Baujahre, Generationen, wichtige Änderungen
Die erste Generation W163 (1997-2005) begründete das Segment für Mercedes und war technisch noch mit Leiterrahmen-Anleihen und Untersetzungsgetriebe deutlich geländetauglicher ausgelegt. Die zweite Generation W164 (2005-2011) wechselte auf eine selbsttragende Karosserie, wurde straffer und komfortabler und brachte moderne Common-Rail-Diesel sowie die ersten AMG-Varianten. Der W166 (2011-2015) rundete die Baureihe ab, bevor Mercedes den SUV 2015 in GLE umbenannte. Wer heute eine gebrauchte M-Klasse sucht, bewegt sich also praktisch immer im Fenster W164/W166, gelegentlich noch beim gepflegten W163.
Was unter der Haube steckt
Im US-Bestand dominieren die Benziner. Der ML350 nutzt den 3,5-Liter-V6 (M272 bzw. später M276) mit rund 268 bis 302 PS, der ML550 den 5,5-Liter-V8 (M273) mit etwa 382 PS. Die Spitze bildet der ML63 AMG mit 6,2-Liter-Saug-V8 (M156, rund 510 PS) bzw. später dem 5,5-Liter-Biturbo (M157). Diesel liefen als ML320/ML350 BlueTEC mit dem 3,0-Liter-V6-Turbodiesel (OM642, etwa 211-240 PS) und AdBlue-System.

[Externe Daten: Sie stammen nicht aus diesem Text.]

template <int MODE, int S>
__global__ void __launch_bounds__(NTHREADS, 2) trsm_kernel(TrsmArgs a) {
  extern __shared__ __align__(128) double smem[];
  using Cfg = StageCfg<A_KM, B_KN>;
  constexpr bool SCALED = MODE == TR_KUF_FWD_SCALED;
  constexpr bool FWD = MODE == TR_KUF_FWD || SCALED;
  constexpr bool SUMS = FWD || MODE == TR_RHS_FWD_SUMS;
  ThreadMap tm;
  const int tid = threadIdx.x;
  const int n0 = blockIdx.x * BN;
  const int Sx = FWD ? kuf_dp(a.kp.D) + 2 : 0;
  const int stage_elems = Cfg::elems + BK * Sx;
  double* xs = smem + S * stage_elems;
  uint64_t* bar = reinterpret_cast<uint64_t*>(xs + 64 * Sx);

  if (FWD) {
    const int D = a.kp.D, Dq = kuf_dp(D);
    const int nvalid = max(0, min(BN, a.npts - n0));
    double* raw = smem;
    const double* src = a.pts + (int64_t)n0 * D;
    const unsigned bytes = (unsigned)(nvalid * D * 8);
    const bool use_tma = nvalid > 0 && ((reinterpret_cast<uintptr_t>(src) & 15) == 0) && ((bytes & 15) == 0);
    if (tid == 0) {
      mbar_init(bar, 1);
      fence_barrier_init();
    }
    __syncthreads();
    if (use_tma) {
      if (tid == 0) {
        mbar_expect_tx(bar, bytes);
        tma_bulk_g2s(raw, src, bytes, bar);
      }
      mbar_wait(bar, 0);
    } else {
      for (int i = tid; i < nvalid * D; i += NTHREADS) raw[i] = src[i];
      __syncthreads();
    }
    if (tid < BN) {
      double nrm = 0.0;
      for (int d = 0; d < D; d++) {
        const double v = (tid < nvalid) ? raw[tid * D + d] * a.kp.s[d] : 0.0;
        xs[tid * Sx + d] = v;
        nrm = fma(v, v, nrm);
      }
      for (int d = D; d < Sx; d++) xs[tid * Sx + d] = 0.0;
      xs[tid * Sx + Dq] = nrm;
    }
    __syncthreads();
  }

  double pkd[2] = {0.0, 0.0};
  StepIter it_issue, it_cons, it_gen;
  it_issue.init(MODE != TR_RHS_BWD, a.nb);
  it_cons.init(MODE != TR_RHS_BWD, a.nb);
  it_gen.init(true, a.nb);
  const int total = (BM / BK) * a.nb * (a.nb + 1) / 2;

  ALoad<A_KM> la;
  BLoad<B_KN> lb;
  la.init(a.ldt, tid);
  lb.init(a.ldx, tid);
  auto issue = [&](int slot) {
    double* st = smem + slot * stage_elems;
    const int J = it_issue.J, L = it_issue.src(), kk = it_issue.kk;
    la.load(st, a.T + (int64_t)(L * BM + kk * BK) * a.ldt + J * BM);
    if (FWD && it_issue.is_diag()) {
      const double* zsrc = a.zsp + (int64_t)(J * BM + kk * BK) * Sx;
      for (int ch = tid; ch < BK * Sx / 2; ch += NTHREADS) cp_async16(st + Cfg::elems + ch * 2, zsrc + ch * 2);
    } else {
      const double* bsrc = (a.RHS != nullptr && it_issue.is_diag()) ? a.RHS : a.X;
      lb.load(st + Cfg::a_elems, bsrc + (int64_t)(L * BM + kk * BK) * a.ldx + n0);
    }
    it_issue.next();
  };
  auto gen = [&](int slot) {
    double* st = smem + slot * stage_elems;
    gen_kuf_tile<SCALED>(st + Cfg::a_elems, st + Cfg::elems, xs, it_gen.J * BM + it_gen.kk * BK, a.kp, tm.warp, tm.lane, a.rowscale, a.dvec, pkd);
  };

  Acc acc;
  acc_zero(acc);
  double caa = 0.0, cam = 0.0;

#pragma unroll
  for (int s = 0; s < S - 1; s++) {
    if (s < total) issue(s);
    cp_async_commit();
  }
  if (FWD) {
    cp_async_wait<S - 2>();
    __syncthreads();
    gen(0);
    it_gen.next();
  }
  for (int step = 0; step < total; step++) {
    if (FWD) cp_async_wait<(S >= 3 ? S - 3 : 0)>();
    else cp_async_wait<S - 2>();
    __syncthreads();
    if (step + S - 1 < total) issue((step + S - 1) % S);
    cp_async_commit();
    const double* st = smem + (step % S) * stage_elems;
    const bool active = !it_cons.is_diag() || ((MODE == TR_RHS_BWD) ? tm.tri_active_upper(it_cons.kk * BK) : tm.tri_active_lower(it_cons.kk * BK));
    if (active) mma_stage<A_KM, B_KN>(acc, st, st + Cfg::a_elems, tm);
    if (FWD) {
      if (step + 1 < total && it_gen.is_diag()) gen((step + 1) % S);
      it_gen.next();
    }
    if (it_cons.last_in_row()) {
      const int J = it_cons.J;
      double qa[8], qm[8];
#pragma unroll
      for (int c = 0; c < 8; c++) qa[c] = qm[c] = 0.0;
#pragma unroll
      for (int mi = 0; mi < 4; mi++) {
        const int row = J * BM + tm.row(mi);
        const double mtr = SUMS ? a.mt[row] : 0.0;
        double* xr = a.X + (int64_t)row * a.ldx + n0;
#pragma unroll
        for (int ni = 0; ni < 4; ni++) {
          const double v0 = acc[mi][ni][0], v1 = acc[mi][ni][1];
          *reinterpret_cast<double2*>(xr + tm.col(ni, 0)) = make_double2(v0, v1);
          if (SUMS) {
            qa[2 * ni] = fma(v0, v0, qa[2 * ni]);
            qa[2 * ni + 1] = fma(v1, v1, qa[2 * ni + 1]);
            qm[2 * ni] = fma(v0, mtr, qm[2 * ni]);
            qm[2 * ni + 1] = fma(v1, mtr, qm[2 * ni + 1]);
          }
        }
      }
      if (SUMS) {
        const bool b2 = tm.g & 4, b1 = tm.g & 2, b0 = tm.g & 1;
#pragma unroll
        for (int j = 0; j < 4; j++) {
          const double sa = b2 ? qa[j] : qa[j + 4], sm = b2 ? qm[j] : qm[j + 4];
          qa[j] = (b2 ? qa[j + 4] : qa[j]) + __shfl_xor_sync(0xffffffffu, sa, 16);
          qm[j] = (b2 ? qm[j + 4] : qm[j]) + __shfl_xor_sync(0xffffffffu, sm, 16);
        }
#pragma unroll
        for (int j = 0; j < 2; j++) {
          const double sa = b1 ? qa[j] : qa[j + 2], sm = b1 ? qm[j] : qm[j + 2];
          qa[j] = (b1 ? qa[j + 2] : qa[j]) + __shfl_xor_sync(0xffffffffu, sa, 8);
          qm[j] = (b1 ? qm[j + 2] : qm[j]) + __shfl_xor_sync(0xffffffffu, sm, 8);
        }
        {
          const double sa = b0 ? qa[0] : qa[1], sm = b0 ? qm[0] : qm[1];
          caa += (b0 ? qa[1] : qa[0]) + __shfl_xor_sync(0xffffffffu, sa, 4);
          cam += (b0 ? qm[1] : qm[0]) + __shfl_xor_sync(0xffffffffu, sm, 4);
        }
      }
      acc_zero(acc);
      __threadfence();
    }
    it_cons.next();
  }
  cp_async_wait<0>();
  if (SUMS) {
    __syncthreads();
    double* sred = smem;
    {
      const int col = tm.wn + (((tm.g >> 2) & 1) * 2 + ((tm.g >> 1) & 1)) * 8 + 2 * tm.t + (tm.g & 1);
      sred[(tm.wm >> 5) * 64 + col] = caa;
      sred[256 + (tm.wm >> 5) * 64 + col] = cam;
    }
    __syncthreads();
    if (tid < BN) {
      a.saa[n0 + tid] = ((sred[tid] + sred[64 + tid]) + sred[128 + tid]) + sred[192 + tid];
      a.sam[n0 + tid] = ((sred[256 + tid] + sred[320 + tid]) + sred[384 + tid]) + sred[448 + tid];
    }
    if (SCALED) {
#pragma unroll
      for (int e = 0; e < 2; e++) {
        double v = pkd[e];
#pragma unroll
        for (int o = 4; o < 32; o <<= 1) v += __shfl_xor_sync(0xffffffffu, v, o);
        if (tm.g == 0) a.skd[n0 + tm.warp * 8 + 2 * tm.t + e] = v;
      }
    }
  }
}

Nahezu alle US-Fahrzeuge tragen den permanenten Allradantrieb 4MATIC und die Wandlerautomatik 7G-Tronic.
Ausstattungslinien und Varianten
Amerikanische M-Klassen sind in der Regel gut ausgestattet: Leder, Sitzheizung, Panoramadach, COMAND-Navigation und Assistenzsysteme finden sich häufig serienmäßig oder als verbreitete Pakete. Angeboten wurden die Motorisierungen ML350, ML550 und ML63 AMG, ergänzt um Sport-Pakete (AMG-Optik, größere Räder) und das luftgefederte Airmatic-Fahrwerk. Eine reine Kurz-/Langversion gibt es nicht; die M-Klasse blieb stets fünfsitziger Mittelklasse-SUV.
Der US-Gebrauchtmarkt
Das Angebot ist breit und reicht vom frühen W164 mit hoher Laufleistung bis zum jungen W166 in gutem Zustand. Typisch sind Baujahre zwischen 2008 und 2015 mit Laufleistungen von etwa 80.000 bis 200.000 Meilen. Sonnenstaaten liefern häufig rostarme Karosserien, während Fahrzeuge aus dem Norden gründlicher auf Unterboden und Streusalzspuren geprüft werden sollten. Der ML350 stellt das größte Kontingent, V8 und AMG sind seltener und dementsprechend gesuchter.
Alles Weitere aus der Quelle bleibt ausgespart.